» **ABOUT THIS TASK**
Write out every line below that includes the word "slot".

[[ RAW DATA open ]]

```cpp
__global__ void step_book_kernel(float* __restrict__ loss, const float* __restrict__ terms, int n_terms, int sum_terms,
                                 float* __restrict__ hist, int64_t hist_rows, int64_t* __restrict__ epoch,
                                 float* __restrict__ best_loss, int64_t* __restrict__ best_epoch,
                                 int* __restrict__ improved, Counters cnt) {
  step_book_body(loss, terms, n_terms, sum_terms, hist, hist_rows, epoch, best_loss, best_epoch, improved, cnt);
}

extern "C" {

int tdq_abi_version() { return 27; }

int tdq_step_book(float* loss, const float* terms, int n_terms, int sum_terms, float* hist, int64_t hist_rows,
                  int64_t* epoch, float* best_loss, int64_t* best_epoch, int* improved, double* const* counters,
                  int ncnt, void* stream) {
  if (ncnt < 0 || ncnt > TDQ_MAX_COUNTERS) return (int)hipErrorInvalidValue;
  Counters c;
  c.n = ncnt;
  for (int i = 0; i < TDQ_MAX_COUNTERS; ++i) c.c[i] = i < ncnt ? counters[i] : nullptr;
  hipLaunchKernelGGL(step_book_kernel, dim3(1), dim3(1), 0, reinterpret_cast<hipStream_t>(stream), loss, terms,
                     n_terms, sum_terms, hist, hist_rows, epoch, best_loss, best_epoch, improved, c);
  TDQ_CHECK_LAUNCH();
  return 0;
}

int tdq_adam_multi(const void* groups, int ngroups, const int* improved, float* snap, void* stream) {
  AdamArgs args;
  if (!adam_args_fill(args, reinterpret_cast<const AdamGroup*>(groups), ngroups)) return (int)hipErrorInvalidValue;
  const int64_t total = args.start[ngroups];
  if (total == 0) return 0;
  int64_t blocks = (total + 255) / 256;
  if (blocks > 2048) blocks = 2048;
  hipLaunchKernelGGL(adam_multi_kernel, dim3((unsigned)blocks), dim3(256), 0,
                     reinterpret_cast<hipStream_t>(stream), args, improved, snap);
  TDQ_CHECK_LAUNCH();
  return 0;
}

int tdq_best_track(const float* loss, float* best_loss, const float* flat, float* best_flat,
                   int64_t* best_epoch, const int64_t* epoch, int64_t n, void* stream) {
  hipStream_t st = reinterpret_cast<hipStream_t>(stream);
  int64_t blocks = (n + 255) / 256;
  if (blocks > 1024) blocks = 1024;
  if (blocks < 1) blocks = 1;
  hipLaunchKernelGGL(best_copy_kernel, dim3((unsigned)blocks), dim3(256), 0, st, loss, best_loss, flat,
                     best_flat, n);
  TDQ_CHECK_LAUNCH();
  hipLaunchKernelGGL(best_scalar_kernel, dim3(1), dim3(1), 0, st, loss, best_loss, best_epoch, epoch);
  TDQ_CHECK_LAUNCH();
  return 0;
}

}
```

tensordiffeq_amd/csrc/optim_common.h:

```cpp
#pragma once
#include "common.h"

#define TDQ_MAX_GROUPS 16
#define TDQ_MAX_COUNTERS 8

struct AdamGroup {
  float* p;
  const float* g;
  float* m;
  float* v;
  int64_t n;
  float sign;
  float lr, b1, b2, eps;
  float pad;
  const double* t;
};

struct AdamArgs {
  AdamGroup grp[TDQ_MAX_GROUPS];
  int64_t start[TDQ_MAX_GROUPS + 1];
  int ngroups;
};

struct Counters {
  double* c[TDQ_MAX_COUNTERS];
  int n;
};

__device__ __forceinline__ void adam_elem(float& p, float g, float& m, float& v, float b1, float b2,
                                          float eps, float lr_t) {
  m = fmaf(1.f - b1, g, b1 * m);
  v = fmaf(1.f - b2, g * g, b2 * v);
  p = p - lr_t * m / (sqrtf(v) + eps);
}

__device__ __forceinline__ float adam_lr_t(const AdamGroup& gr) {
  const double t = *gr.t;
  return (float)((double)gr.lr * sqrt(1.0 - pow((double)gr.b2, t)) / (1.0 - pow((double)gr.b1, t)));
}

__device__ __forceinline__ int adam_group_of(const AdamArgs& args, int64_t slot) {
  int gi = 0;
#pragma unroll
  for (int q = 1; q < TDQ_MAX_GROUPS; ++q)
    if (q < args.ngroups && slot >= args.start[q]) gi = q;
  return gi;
}
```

[[ RAW DATA closed ]]

» **RESPONSE TO THIS TASK**
__device__ __forceinline__ int adam_group_of(const AdamArgs& args, int64_t slot) {
    if (q < args.ngroups && slot >= args.start[q]) gi = q;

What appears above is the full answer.